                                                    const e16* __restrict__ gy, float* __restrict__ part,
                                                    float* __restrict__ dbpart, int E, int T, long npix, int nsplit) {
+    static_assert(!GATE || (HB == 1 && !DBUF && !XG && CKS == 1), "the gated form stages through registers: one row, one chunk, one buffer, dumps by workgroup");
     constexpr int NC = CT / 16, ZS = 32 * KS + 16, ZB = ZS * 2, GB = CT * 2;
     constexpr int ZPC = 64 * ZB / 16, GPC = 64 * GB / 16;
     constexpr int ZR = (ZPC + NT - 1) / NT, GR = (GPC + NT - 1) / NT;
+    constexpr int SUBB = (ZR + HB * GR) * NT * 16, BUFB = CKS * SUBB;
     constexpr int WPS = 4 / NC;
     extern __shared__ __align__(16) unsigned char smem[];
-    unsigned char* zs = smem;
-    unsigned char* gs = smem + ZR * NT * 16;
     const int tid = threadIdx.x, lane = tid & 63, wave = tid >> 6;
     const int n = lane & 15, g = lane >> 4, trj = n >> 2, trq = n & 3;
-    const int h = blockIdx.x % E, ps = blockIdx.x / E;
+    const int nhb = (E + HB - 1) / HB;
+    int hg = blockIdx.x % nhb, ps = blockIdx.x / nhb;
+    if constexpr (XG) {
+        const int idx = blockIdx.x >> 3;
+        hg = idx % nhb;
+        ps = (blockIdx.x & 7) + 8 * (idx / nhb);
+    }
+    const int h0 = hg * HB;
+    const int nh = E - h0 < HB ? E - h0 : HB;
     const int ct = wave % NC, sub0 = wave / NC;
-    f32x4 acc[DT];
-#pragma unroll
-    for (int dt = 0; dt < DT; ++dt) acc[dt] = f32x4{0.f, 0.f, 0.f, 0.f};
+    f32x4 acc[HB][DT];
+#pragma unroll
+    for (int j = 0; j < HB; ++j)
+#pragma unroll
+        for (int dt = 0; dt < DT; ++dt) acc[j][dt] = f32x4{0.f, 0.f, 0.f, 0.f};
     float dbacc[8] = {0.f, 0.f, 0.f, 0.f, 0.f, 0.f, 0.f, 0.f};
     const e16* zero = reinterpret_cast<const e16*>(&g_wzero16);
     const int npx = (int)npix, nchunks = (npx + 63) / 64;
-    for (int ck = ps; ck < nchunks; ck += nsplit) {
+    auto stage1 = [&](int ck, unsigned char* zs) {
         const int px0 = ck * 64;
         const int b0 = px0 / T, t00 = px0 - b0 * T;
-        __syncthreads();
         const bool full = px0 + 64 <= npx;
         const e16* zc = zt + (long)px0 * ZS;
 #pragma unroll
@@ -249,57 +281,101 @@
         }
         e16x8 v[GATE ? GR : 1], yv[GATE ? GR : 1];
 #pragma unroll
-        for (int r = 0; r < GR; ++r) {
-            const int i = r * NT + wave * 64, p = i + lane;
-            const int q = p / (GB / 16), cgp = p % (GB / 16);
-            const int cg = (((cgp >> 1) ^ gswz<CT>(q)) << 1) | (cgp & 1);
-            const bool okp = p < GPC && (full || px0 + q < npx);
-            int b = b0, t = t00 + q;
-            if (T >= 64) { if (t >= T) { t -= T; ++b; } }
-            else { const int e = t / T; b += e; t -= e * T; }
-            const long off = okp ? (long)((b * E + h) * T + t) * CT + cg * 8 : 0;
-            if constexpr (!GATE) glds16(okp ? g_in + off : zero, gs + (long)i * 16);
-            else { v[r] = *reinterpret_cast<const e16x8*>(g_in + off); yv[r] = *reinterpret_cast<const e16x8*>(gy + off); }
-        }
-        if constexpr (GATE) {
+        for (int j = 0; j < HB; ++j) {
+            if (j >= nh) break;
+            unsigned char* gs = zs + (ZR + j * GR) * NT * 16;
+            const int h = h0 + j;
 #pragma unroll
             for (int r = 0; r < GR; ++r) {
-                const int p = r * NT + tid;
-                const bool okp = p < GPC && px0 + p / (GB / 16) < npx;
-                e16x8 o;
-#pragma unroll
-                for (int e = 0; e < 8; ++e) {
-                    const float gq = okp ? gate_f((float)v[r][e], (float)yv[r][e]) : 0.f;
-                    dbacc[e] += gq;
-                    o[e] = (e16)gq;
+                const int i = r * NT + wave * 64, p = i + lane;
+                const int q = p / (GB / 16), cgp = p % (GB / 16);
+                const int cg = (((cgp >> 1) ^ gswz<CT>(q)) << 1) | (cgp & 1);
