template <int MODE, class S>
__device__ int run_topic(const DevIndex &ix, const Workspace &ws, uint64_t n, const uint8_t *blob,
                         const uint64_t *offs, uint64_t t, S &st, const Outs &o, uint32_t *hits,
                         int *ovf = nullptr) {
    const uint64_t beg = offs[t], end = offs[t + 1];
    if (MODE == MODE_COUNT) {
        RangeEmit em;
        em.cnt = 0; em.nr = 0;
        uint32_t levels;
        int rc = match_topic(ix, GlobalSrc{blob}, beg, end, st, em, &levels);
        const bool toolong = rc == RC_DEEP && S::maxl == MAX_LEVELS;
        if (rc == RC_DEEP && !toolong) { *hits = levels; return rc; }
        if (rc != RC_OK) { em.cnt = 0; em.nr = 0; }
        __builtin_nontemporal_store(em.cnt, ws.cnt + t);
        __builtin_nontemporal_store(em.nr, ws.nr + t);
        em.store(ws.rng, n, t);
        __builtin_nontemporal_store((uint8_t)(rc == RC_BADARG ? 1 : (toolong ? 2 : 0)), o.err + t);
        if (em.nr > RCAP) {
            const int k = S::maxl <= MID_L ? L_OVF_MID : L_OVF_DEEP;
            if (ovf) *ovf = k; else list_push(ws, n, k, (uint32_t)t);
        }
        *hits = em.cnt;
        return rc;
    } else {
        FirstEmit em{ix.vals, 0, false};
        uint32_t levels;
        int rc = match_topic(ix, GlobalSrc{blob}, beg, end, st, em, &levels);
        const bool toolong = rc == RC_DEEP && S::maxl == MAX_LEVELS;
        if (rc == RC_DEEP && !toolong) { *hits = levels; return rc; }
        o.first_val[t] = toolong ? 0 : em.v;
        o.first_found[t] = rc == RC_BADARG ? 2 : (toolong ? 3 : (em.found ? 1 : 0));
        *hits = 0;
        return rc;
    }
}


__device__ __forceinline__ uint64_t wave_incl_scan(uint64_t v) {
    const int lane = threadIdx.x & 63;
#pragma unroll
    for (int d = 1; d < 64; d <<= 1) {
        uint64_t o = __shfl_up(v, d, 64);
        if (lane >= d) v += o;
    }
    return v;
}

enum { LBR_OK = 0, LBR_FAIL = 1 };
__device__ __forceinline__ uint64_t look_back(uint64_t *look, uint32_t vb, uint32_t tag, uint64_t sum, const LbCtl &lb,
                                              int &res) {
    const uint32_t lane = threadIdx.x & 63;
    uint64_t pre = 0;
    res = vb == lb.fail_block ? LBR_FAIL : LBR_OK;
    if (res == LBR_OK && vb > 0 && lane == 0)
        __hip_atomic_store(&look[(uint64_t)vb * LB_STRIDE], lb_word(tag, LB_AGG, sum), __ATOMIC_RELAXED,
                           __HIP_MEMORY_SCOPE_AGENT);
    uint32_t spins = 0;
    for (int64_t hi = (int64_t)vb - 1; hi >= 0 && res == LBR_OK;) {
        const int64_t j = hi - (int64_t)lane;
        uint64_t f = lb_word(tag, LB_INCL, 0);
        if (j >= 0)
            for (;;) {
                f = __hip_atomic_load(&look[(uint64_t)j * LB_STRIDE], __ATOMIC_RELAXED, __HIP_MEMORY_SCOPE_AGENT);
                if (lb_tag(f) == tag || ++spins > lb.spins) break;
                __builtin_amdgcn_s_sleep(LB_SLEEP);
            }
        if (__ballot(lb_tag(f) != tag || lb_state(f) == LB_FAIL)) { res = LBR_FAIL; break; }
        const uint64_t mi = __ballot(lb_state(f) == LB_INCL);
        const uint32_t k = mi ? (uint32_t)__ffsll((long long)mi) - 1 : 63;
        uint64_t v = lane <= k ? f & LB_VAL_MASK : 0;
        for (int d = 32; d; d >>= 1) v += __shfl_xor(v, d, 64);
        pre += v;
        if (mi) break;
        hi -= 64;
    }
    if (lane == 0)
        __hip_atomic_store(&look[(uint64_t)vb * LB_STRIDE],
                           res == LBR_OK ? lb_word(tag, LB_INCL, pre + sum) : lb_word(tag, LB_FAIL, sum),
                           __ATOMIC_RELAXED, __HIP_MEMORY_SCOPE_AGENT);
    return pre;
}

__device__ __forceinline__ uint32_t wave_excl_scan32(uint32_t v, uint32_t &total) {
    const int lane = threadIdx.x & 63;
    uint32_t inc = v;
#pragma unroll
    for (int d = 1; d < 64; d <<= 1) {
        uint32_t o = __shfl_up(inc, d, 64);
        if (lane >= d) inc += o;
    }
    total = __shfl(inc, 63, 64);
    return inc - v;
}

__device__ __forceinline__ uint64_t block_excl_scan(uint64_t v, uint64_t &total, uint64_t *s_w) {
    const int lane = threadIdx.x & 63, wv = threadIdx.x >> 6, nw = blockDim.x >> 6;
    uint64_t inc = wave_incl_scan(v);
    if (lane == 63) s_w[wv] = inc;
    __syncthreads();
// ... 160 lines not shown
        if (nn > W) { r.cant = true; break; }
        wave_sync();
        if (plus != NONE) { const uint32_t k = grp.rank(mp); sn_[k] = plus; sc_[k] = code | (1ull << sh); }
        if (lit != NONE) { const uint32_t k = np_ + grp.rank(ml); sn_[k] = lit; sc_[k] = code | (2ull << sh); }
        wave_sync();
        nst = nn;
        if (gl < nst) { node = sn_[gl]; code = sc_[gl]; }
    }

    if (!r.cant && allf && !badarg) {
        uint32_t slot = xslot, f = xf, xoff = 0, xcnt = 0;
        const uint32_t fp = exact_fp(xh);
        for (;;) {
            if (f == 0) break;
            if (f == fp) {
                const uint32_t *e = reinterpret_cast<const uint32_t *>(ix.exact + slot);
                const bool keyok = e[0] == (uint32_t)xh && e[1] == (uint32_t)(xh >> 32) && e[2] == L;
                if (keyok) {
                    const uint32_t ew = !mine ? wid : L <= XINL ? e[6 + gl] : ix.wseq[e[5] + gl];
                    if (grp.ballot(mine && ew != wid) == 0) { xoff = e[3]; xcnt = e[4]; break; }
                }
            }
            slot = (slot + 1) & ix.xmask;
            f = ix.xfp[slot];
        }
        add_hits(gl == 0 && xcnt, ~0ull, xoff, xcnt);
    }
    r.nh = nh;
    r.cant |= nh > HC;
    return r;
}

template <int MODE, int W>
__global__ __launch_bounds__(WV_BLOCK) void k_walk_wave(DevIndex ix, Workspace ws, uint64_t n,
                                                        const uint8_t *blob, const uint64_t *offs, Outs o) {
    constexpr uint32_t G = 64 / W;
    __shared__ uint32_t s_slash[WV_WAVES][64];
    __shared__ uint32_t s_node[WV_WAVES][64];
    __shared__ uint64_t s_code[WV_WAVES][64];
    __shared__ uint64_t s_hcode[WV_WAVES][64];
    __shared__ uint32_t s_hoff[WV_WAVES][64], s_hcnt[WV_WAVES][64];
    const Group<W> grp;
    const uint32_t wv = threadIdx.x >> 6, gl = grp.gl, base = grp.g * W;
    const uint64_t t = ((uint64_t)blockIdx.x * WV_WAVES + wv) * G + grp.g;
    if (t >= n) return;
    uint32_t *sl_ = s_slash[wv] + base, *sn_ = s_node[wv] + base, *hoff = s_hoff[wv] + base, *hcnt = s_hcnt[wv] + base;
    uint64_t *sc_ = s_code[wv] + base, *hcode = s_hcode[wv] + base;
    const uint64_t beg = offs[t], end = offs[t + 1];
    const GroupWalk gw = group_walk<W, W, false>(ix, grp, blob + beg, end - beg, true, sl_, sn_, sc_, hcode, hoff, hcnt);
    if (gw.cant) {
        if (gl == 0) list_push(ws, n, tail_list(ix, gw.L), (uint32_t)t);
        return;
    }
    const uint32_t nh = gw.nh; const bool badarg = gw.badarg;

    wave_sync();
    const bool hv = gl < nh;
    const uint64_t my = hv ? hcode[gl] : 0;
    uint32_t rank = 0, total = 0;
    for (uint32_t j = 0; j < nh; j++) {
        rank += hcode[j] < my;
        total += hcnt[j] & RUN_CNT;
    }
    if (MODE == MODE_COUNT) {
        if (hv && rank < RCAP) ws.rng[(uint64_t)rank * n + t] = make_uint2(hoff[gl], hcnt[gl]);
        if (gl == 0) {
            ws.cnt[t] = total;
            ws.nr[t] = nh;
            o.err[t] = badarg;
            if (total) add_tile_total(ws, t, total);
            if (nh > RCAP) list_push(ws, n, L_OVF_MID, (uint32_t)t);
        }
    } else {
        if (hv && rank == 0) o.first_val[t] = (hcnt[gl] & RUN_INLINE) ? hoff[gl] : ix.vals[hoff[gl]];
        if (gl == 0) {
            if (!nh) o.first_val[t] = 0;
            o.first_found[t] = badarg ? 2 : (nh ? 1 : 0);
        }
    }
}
==
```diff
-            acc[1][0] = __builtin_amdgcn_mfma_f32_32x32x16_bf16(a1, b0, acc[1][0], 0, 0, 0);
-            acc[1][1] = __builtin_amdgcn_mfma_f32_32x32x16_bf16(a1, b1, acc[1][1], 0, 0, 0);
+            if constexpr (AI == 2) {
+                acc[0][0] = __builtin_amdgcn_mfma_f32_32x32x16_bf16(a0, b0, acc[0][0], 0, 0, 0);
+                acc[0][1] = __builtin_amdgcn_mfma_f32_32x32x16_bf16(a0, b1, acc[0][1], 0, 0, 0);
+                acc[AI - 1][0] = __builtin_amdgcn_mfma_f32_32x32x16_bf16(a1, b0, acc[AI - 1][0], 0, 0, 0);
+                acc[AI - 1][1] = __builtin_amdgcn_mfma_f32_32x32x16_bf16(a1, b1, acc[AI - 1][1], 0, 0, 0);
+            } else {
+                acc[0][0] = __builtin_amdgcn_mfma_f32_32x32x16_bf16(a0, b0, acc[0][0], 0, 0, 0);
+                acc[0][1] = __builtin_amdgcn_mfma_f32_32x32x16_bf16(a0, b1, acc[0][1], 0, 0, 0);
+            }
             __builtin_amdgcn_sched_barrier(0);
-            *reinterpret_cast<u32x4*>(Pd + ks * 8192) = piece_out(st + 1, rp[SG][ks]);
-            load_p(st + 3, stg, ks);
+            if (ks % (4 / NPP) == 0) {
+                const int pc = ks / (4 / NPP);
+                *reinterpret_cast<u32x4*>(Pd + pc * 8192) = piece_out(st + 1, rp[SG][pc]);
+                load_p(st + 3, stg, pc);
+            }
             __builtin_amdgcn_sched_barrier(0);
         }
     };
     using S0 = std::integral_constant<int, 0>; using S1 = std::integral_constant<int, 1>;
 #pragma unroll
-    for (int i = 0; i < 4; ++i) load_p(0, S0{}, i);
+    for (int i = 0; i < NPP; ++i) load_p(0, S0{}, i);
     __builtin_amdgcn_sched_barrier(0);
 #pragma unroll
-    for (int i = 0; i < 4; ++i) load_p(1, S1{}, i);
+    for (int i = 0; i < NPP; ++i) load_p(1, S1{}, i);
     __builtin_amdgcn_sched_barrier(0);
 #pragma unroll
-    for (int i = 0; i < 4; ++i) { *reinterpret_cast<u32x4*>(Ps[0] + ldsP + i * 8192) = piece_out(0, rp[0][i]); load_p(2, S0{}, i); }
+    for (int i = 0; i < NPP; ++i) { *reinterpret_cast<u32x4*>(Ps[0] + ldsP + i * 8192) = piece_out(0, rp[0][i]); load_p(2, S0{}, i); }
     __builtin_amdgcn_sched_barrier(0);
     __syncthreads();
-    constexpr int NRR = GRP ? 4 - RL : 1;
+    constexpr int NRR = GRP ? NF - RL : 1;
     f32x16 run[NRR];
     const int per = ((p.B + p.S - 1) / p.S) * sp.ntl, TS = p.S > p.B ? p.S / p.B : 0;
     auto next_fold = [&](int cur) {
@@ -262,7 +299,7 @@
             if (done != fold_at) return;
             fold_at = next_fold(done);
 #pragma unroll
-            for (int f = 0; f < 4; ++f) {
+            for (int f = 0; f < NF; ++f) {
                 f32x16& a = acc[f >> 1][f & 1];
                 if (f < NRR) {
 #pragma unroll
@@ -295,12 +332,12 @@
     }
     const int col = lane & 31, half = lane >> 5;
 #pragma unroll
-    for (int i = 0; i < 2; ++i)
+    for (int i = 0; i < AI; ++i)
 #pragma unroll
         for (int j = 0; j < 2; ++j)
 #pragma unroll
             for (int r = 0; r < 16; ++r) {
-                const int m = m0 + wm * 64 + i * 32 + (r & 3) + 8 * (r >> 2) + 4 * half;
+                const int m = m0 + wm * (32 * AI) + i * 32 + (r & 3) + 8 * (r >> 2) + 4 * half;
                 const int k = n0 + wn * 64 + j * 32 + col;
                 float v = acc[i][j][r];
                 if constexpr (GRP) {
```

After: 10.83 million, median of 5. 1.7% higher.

* **Work instruction**
Your task is to restate, word for word, only those lines above that fall between the line holding "const e16* __restrict__" and the line holding "constexpr int WPS = 4 / NC;", inclusive.

* **Response to this task**
                                                    const e16* __restrict__ gy, float* __restrict__ part,
                                                    float* __restrict__ dbpart, int E, int T, long npix, int nsplit) {
+    static_assert(!GATE || (HB == 1 && !DBUF && !XG && CKS == 1), "the gated form stages through registers: one row, one chunk, one buffer, dumps by workgroup");
     constexpr int NC = CT / 16, ZS = 32 * KS + 16, ZB = ZS * 2, GB = CT * 2;
     constexpr int ZPC = 64 * ZB / 16, GPC = 64 * GB / 16;
     constexpr int ZR = (ZPC + NT - 1) / NT, GR = (GPC + NT - 1) / NT;
+    constexpr int SUBB = (ZR + HB * GR) * NT * 16, BUFB = CKS * SUBB;
     constexpr int WPS = 4 / NC;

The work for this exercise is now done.